Tejon Indian Tribe

Total population
- 734 enrolled members

Regions with significant populations
- United States (California)

Languages
- English

Religion
- Indigenous religion, Christianity

Related ethnic groups
- other Chumash, Kitanemuk, and Yokuts people

= Tejon Indian Tribe =

Native American tribe in California

The Tejon Indian Tribe is a federally recognized tribe of Kitanemuk, Yokuts, Paiute and Chumash Indigenous people of California.

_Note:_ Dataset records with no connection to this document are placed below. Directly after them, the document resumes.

# theEricMa/ScaleDreamer

Hardware: AMD Instinct MI355X
Metric: ASD train steps/sec (64x64 render, SD2.1) (higher is better)
Workload: dtype f32 renderer / f16 diffusion (f32 accumulate); 1 GPU; asd_sd_nerf: 1 view/GPU, 64x64 rays, 512 spp occgrid march, implicit-volume iNGP (16x2 hash grid 2^19, MLP 64), SD-2.1 UNet batch 5 (CFG+Perp-Neg+shifted t), VAE 512^2 fwd+bwd, AdamW; views_per_gpu=1, parallelism=dp1, diffusion_backend=hip, diffusion_weights=seeded random init (seed 1)

## Files before the change

### scaledreamer_amd/csrc/asd_common.h

```cpp
#pragma once
#include <hip/hip_runtime.h>
#include <stdint.h>

#include "../../include/asd_hip.h"

#define ASD_WAVE 64

void asd_set_error(const char* fmt, ...);

#define ASD_CHECK_ARG(cond, msg)                          \
    do {                                                  \
        if (!(cond)) {                                    \
            asd_set_error("%s: %s", __func__, msg);       \
            return ASD_ERR_ARG;                           \
        }                                                 \
    } while (0)

#define ASD_LAUNCH_CHECK()                                                         \
    do {                                                                           \
        hipError_t e__ = hipGetLastError();                                        \
        if (e__ != hipSuccess) {                                                   \
            asd_set_error("%s: launch failed: %s", __func__, hipGetErrorString(e__)); \
            return ASD_ERR_LAUNCH;                                                 \
        }                                                                          \
    } while (0)

static inline int asd_div_up(int64_t a, int64_t b) { return (int)((a + b - 1) / b); }

#include <atomic>
static inline bool asd_attr_needed(std::atomic<unsigned long long>& mask) {
    int dev = 0;
    (void)hipGetDevice(&dev);
    const unsigned long long bit = 1ull << (dev & 63);
    if (mask.load(std::memory_order_relaxed) & bit) return false;
    mask.fetch_or(bit, std::memory_order_relaxed);
    return true;
}

static inline int asd_grid_for(int64_t n, int block) {
    int g = asd_div_up(n, block);
    if (g < 1) g = 1;
    if (g > 2048) g = 2048;
    return g;
}

#ifdef __HIPCC__
__device__ __forceinline__ int asd_lane() { return (int)(threadIdx.x & 63); }

__device__ __forceinline__ float asd_wave_sum(float v) {
    int x;
#define ASD_DPP_ADD(CTRL, ROW_MASK)                                                                                      \
    x = __builtin_amdgcn_update_dpp(0, __float_as_int(v), CTRL, ROW_MASK, 0xf, true);                                    \
    v += __int_as_float(x)
    ASD_DPP_ADD(0x111, 0xf);
    ASD_DPP_ADD(0x112, 0xf);
    ASD_DPP_ADD(0x114, 0xf);
    ASD_DPP_ADD(0x118, 0xf);
    ASD_DPP_ADD(0x142, 0xa);
    ASD_DPP_ADD(0x143, 0xc);
#undef ASD_DPP_ADD
    return __int_as_float(__builtin_amdgcn_readlane(__float_as_int(v), 63));
}

__device__ __forceinline__ float asd_row_sum15(float v) {
    int x;
#define ASD_DPP_ADD(CTRL)                                                                                                \
    x = __builtin_amdgcn_update_dpp(0, __float_as_int(v), CTRL, 0xf, 0xf, true);                                         \
    v += __int_as_float(x)
    ASD_DPP_ADD(0x111);
    ASD_DPP_ADD(0x112);
    ASD_DPP_ADD(0x114);
    ASD_DPP_ADD(0x118);
#undef ASD_DPP_ADD
    return v;
}

__device__ __forceinline__ float asd_wave_incl_scan(float v) {
    const int lane = asd_lane();
#pragma unroll
    for (int o = 1; o < 64; o <<= 1) {
        const float u = __shfl_up(v, o, 64);
        if (lane >= o) v += u;
    }
    return v;
}
__device__ __forceinline__ float asd_wave_incl_prod(float v) {
    const int lane = asd_lane();
#pragma unroll
    for (int o = 1; o < 64; o <<= 1) {
        const float u = __shfl_up(v, o, 64);
        if (lane >= o) v *= u;
    }
    return v;
}
__device__ __forceinline__ int asd_ballot_rank(unsigned long long mask) {
    return (int)__builtin_amdgcn_mbcnt_hi((unsigned)(mask >> 32), __builtin_amdgcn_mbcnt_lo((unsigned)mask, 0u));
}

__device__ __forceinline__ float asd_softplus(float x) { return x > 20.f ? x : log1pf(expf(x)); }
__device__ __forceinline__ float asd_sigmoid(float x) { return 1.f / (1.f + expf(-x)); }
__device__ __forceinline__ float asd_clampf(float v, float lo, float hi) { return v < lo ? lo : (v > hi ? hi : v); }

__device__ __forceinline__ uint32_t asd_grid_index(const asd_grid_meta& m, int l, uint32_t cx, uint32_t cy,
                                                   uint32_t cz) {
    const uint32_t res = m.resolution[l];
    const uint32_t size = m.size[l];
    uint32_t di = cx + cy * res + cz * res * res;
    di -= (di >= size) ? size : 0u;
    const uint32_t hi = ((cx * 1u) ^ (cy * 2654435761u) ^ (cz * 805459861u)) & (size - 1u);
    return m.dense[l] ? di : hi;
}
__device__ __forceinline__ float asd_unit(float x) { return fminf(fmaxf(x, 0.f), 1.f); }

template <int L>
__device__ __forceinline__ void asd_encode(const asd_grid_meta& m, const float* __restrict__ params, float x,
                                           float y, float z, float (&enc)[2 * L]) {
    x = asd_unit(x); y = asd_unit(y); z = asd_unit(z);
#pragma unroll
    for (int l = 0; l < L; ++l) {
        const float s = m.scale[l];
        const float px = fmaf(s, x, 0.5f), py = fmaf(s, y, 0.5f), pz = fmaf(s, z, 0.5f);
        const float fx = floorf(px), fy = floorf(py), fz = floorf(pz);
        const uint32_t cx = (uint32_t)(int32_t)fx, cy = (uint32_t)(int32_t)fy, cz = (uint32_t)(int32_t)fz;
        const float wx = px - fx, wy = py - fy, wz = pz - fz;
        const float2* __restrict__ tab = reinterpret_cast<const float2*>(params) + m.offset[l];
        float2 v[8];
#pragma unroll
        for (int c = 0; c < 8; ++c)
            v[c] = tab[asd_grid_index(m, l, cx + (c & 1), cy + ((c >> 1) & 1), cz + ((c >> 2) & 1))];
        float f0 = 0.f, f1 = 0.f;
#pragma unroll
        for (int c = 0; c < 8; ++c) {
            const float ax = (c & 1) ? wx : 1.f - wx;
            const float ay = (c & 2) ? wy : 1.f - wy;
            const float az = (c & 4) ? wz : 1.f - wz;
            const float wt = ax * ay * az;
            f0 = fmaf(wt, v[c].x, f0);
            f1 = fmaf(wt, v[c].y, f1);
        }
        enc[2 * l] = f0;
        enc[2 * l + 1] = f1;
        if ((l & 3) == 3) __builtin_amdgcn_sched_barrier(0);
    }
}

template <int L>
__device__ __forceinline__ void asd_scatter(const asd_grid_meta& m, float* __restrict__ dparams, float x, float y,
                                            float z, const float (&denc)[2 * L]) {
    x = asd_unit(x); y = asd_unit(y); z = asd_unit(z);
#pragma unroll
    for (int l = 0; l < L; ++l) {
        const float g0 = denc[2 * l], g1 = denc[2 * l + 1];
        if (g0 == 0.f && g1 == 0.f) continue;
        const float s = m.scale[l];
        const float px = fmaf(s, x, 0.5f), py = fmaf(s, y, 0.5f), pz = fmaf(s, z, 0.5f);
        const float fx = floorf(px), fy = floorf(py), fz = floorf(pz);
        const uint32_t cx = (uint32_t)(int32_t)fx, cy = (uint32_t)(int32_t)fy, cz = (uint32_t)(int32_t)fz;
        const float wx = px - fx, wy = py - fy, wz = pz - fz;
        float* __restrict__ tab = dparams + 2u * (size_t)m.offset[l];
#pragma unroll
        for (int c = 0; c < 8; ++c) {
            const float ax = (c & 1) ? wx : 1.f - wx;
            const float ay = (c & 2) ? wy : 1.f - wy;
            const float az = (c & 4) ? wz : 1.f - wz;
            const float wt = ax * ay * az;
            const uint32_t idx = asd_grid_index(m, l, cx + (c & 1), cy + ((c >> 1) & 1), cz + ((c >> 2) & 1));
            atomicAdd(tab + 2u * (size_t)idx, wt * g0);
            atomicAdd(tab + 2u * (size_t)idx + 1, wt * g1);
        }
    }
}
#ifndef ASD_PRIV_COPIES
#define ASD_PRIV_COPIES 8
#endif
template <int L, int NAGG, int NPRIV = 0, bool FINE = true>
__device__ __forceinline__ void asd_scatter_runs(const asd_grid_meta& m, float* __restrict__ dparams, float x, float y,
                                                 float z, const float (&denc)[2 * L], bool active, float* __restrict__ priv = nullptr,
                                                 uint32_t priv_stride = 0) {
    static_assert(NPRIV <= NAGG, "only run-aggregated levels have per-XCD copies");
    x = asd_unit(x); y = asd_unit(y); z = asd_unit(z);
    const int lane = asd_lane();
    if (NPRIV > 0) {
        unsigned xcc, copy;
        asm volatile("s_getreg_b32 %0, hwreg(HW_REG_XCC_ID)" : "=s"(xcc));
        copy = xcc & 7u;
        if (ASD_PRIV_COPIES > 8) {
            unsigned hwid;
            asm volatile("s_getreg_b32 %0, hwreg(HW_REG_HW_ID)" : "=s"(hwid));
            copy = copy * (ASD_PRIV_COPIES / 8) + ((hwid >> 8) & (ASD_PRIV_COPIES / 8 - 1));
        }
        priv += (size_t)copy * priv_stride;
    }
#pragma unroll
    for (int l = 0; l < (NAGG < L ? NAGG : L); ++l) {
        const float g0 = active ? denc[2 * l] : 0.f, g1 = active ? denc[2 * l + 1] : 0.f;
        const float s = m.scale[l];
        const float px = fmaf(s, x, 0.5f), py = fmaf(s, y, 0.5f), pz = fmaf(s, z, 0.5f);
        const float fx = floorf(px), fy = floorf(py), fz = floorf(pz);
        const uint32_t cx = (uint32_t)(int32_t)fx, cy = (uint32_t)(int32_t)fy, cz = (uint32_t)(int32_t)fz;
        const float wx = px - fx, wy = py - fy, wz = pz - fz;
        float* __restrict__ tab = (l < NPRIV ? priv : dparams) + 2u * (size_t)m.offset[l];
        const uint32_t res = m.resolution[l];
        const uint32_t key = active ? cx + (cy + cz * res) * res : 0xFFFFFFFFu - (uint32_t)lane;
        const uint32_t prev = __shfl_up(key, 1, 64);
        const bool head = lane == 0 || prev != key;
        const unsigned long long hm = __ballot(head);
        const int rid = __popcll(hm & (~0ull >> (63 - lane)));
        float v[16];
#pragma unroll
        for (int c = 0; c < 8; ++c) {
            const float wt = ((c & 1) ? wx : 1.f - wx) * ((c & 2) ? wy : 1.f - wy) * ((c & 4) ? wz : 1.f - wz);
            v[2 * c] = wt * g0;
            v[2 * c + 1] = wt * g1;
        }
#pragma unroll
        for (int o = 1; o < 64; o <<= 1) {
            const int prid = __shfl_down(rid, o, 64);
            const bool ok = (lane + o < 64) && prid == rid;
#pragma unroll
            for (int q = 0; q < 16; ++q) {
                const float u = __shfl_down(v[q], o, 64);
                v[q] += ok ? u : 0.f;
            }
        }
        const bool issue = head && active;
        const bool carrier = !head && ((hm >> (lane - 1)) & 1ull);
        const bool self_f1 = issue && (lane == 63 || ((hm >> (lane + 1)) & 1ull));
#pragma unroll
        for (int c = 0; c < 8; ++c) {
            const uint32_t idx = asd_grid_index(m, l, cx + (c & 1), cy + ((c >> 1) & 1), cz + ((c >> 2) & 1));
            const float f1_prev = __shfl_up(v[2 * c + 1], 1, 64);
            const float val = issue ? v[2 * c] : f1_prev;
            float* dst = tab + 2u * (size_t)idx + (issue ? 0 : 1);
            if ((issue || carrier) && val != 0.f) atomicAdd(dst, val);
            if (self_f1 && v[2 * c + 1] != 0.f) atomicAdd(tab + 2u * (size_t)idx + 1, v[2 * c + 1]);
        }
    }
    if (NAGG >= L || !FINE) return;
    const int xb = (lane >> 1) & 1, ft = lane & 1;
#pragma unroll 1
    for (int q = 0; q < 4; ++q) {
        const int src = 16 * q + (lane >> 2);
        const float sx = __shfl(x, src, 64), sy = __shfl(y, src, 64), sz = __shfl(z, src, 64);
        const bool sact = __shfl((int)active, src, 64) != 0;
#pragma unroll
        for (int l = (NAGG < L ? NAGG : L); l < L; ++l) {
            const float ga = __shfl(denc[2 * l], src, 64), gb = __shfl(denc[2 * l + 1], src, 64);
            const float g = ft ? gb : ga;
            if (!sact || g == 0.f) continue;
            const float s = m.scale[l];
            const float px = fmaf(s, sx, 0.5f), py = fmaf(s, sy, 0.5f), pz = fmaf(s, sz, 0.5f);
            const float fx = floorf(px), fy = floorf(py), fz = floorf(pz);
            const uint32_t cx = (uint32_t)(int32_t)fx + (uint32_t)xb, cy = (uint32_t)(int32_t)fy, cz = (uint32_t)(int32_t)fz;
            const float wx = px - fx, wy = py - fy, wz = pz - fz;
            const float ax = xb ? wx : 1.f - wx;
            float* __restrict__ tab = dparams + 2u * (size_t)m.offset[l] + ft;
#pragma unroll
            for (int c = 0; c < 4; ++c) {
                const float wt = ax * ((c & 1) ? wy : 1.f - wy) * ((c & 2) ? wz : 1.f - wz);
                const uint32_t idx = asd_grid_index(m, l, cx, cy + (c & 1), cz + ((c >> 1) & 1));
                atomicAdd(tab + 2u * (size_t)idx, wt * g);
            }
        }
    }
}
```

Their ancestral homeland is the southern San Joaquin Valley, San Emigdio Mountains, and Tehachapi Mountains. Today they live in Kern County, California.

==Government==
The tribe's headquarters are located in Bakersfield, California. They are governed by a democratically–elected tribal council. As of 2016 their tribal chairperson is Octavio Escobedo III and their vice-chairwoman is June Nachor.

==History ==
The Sebastian Indian Reservation (1853–1864) was established in 1853 by Edward F. Beale on Rancho El Tejon lands, that became part of the Tejon Ranch. It was the first Indian reservation in California. At its establishment it was 763,000 acres but was reduced to 25,000 acres. Two thousand Indians lived on the land. In 1863 Beale purchased Rancho El Tejon for his private use. One hundred Indians stayed on his lands when the reservation was dissolved. Many Indians were forcibly relocated at gunpoint to the new Tule River Reservation, which was established near Porterville in Tulare County.

Financially backed by Cannery Casino Resorts, the tribe received approval to acquire 320 acres of land in Mettler from the Department of the Interior along with the department's approval of the compact between the tribe and California that will govern class three gaming on the land.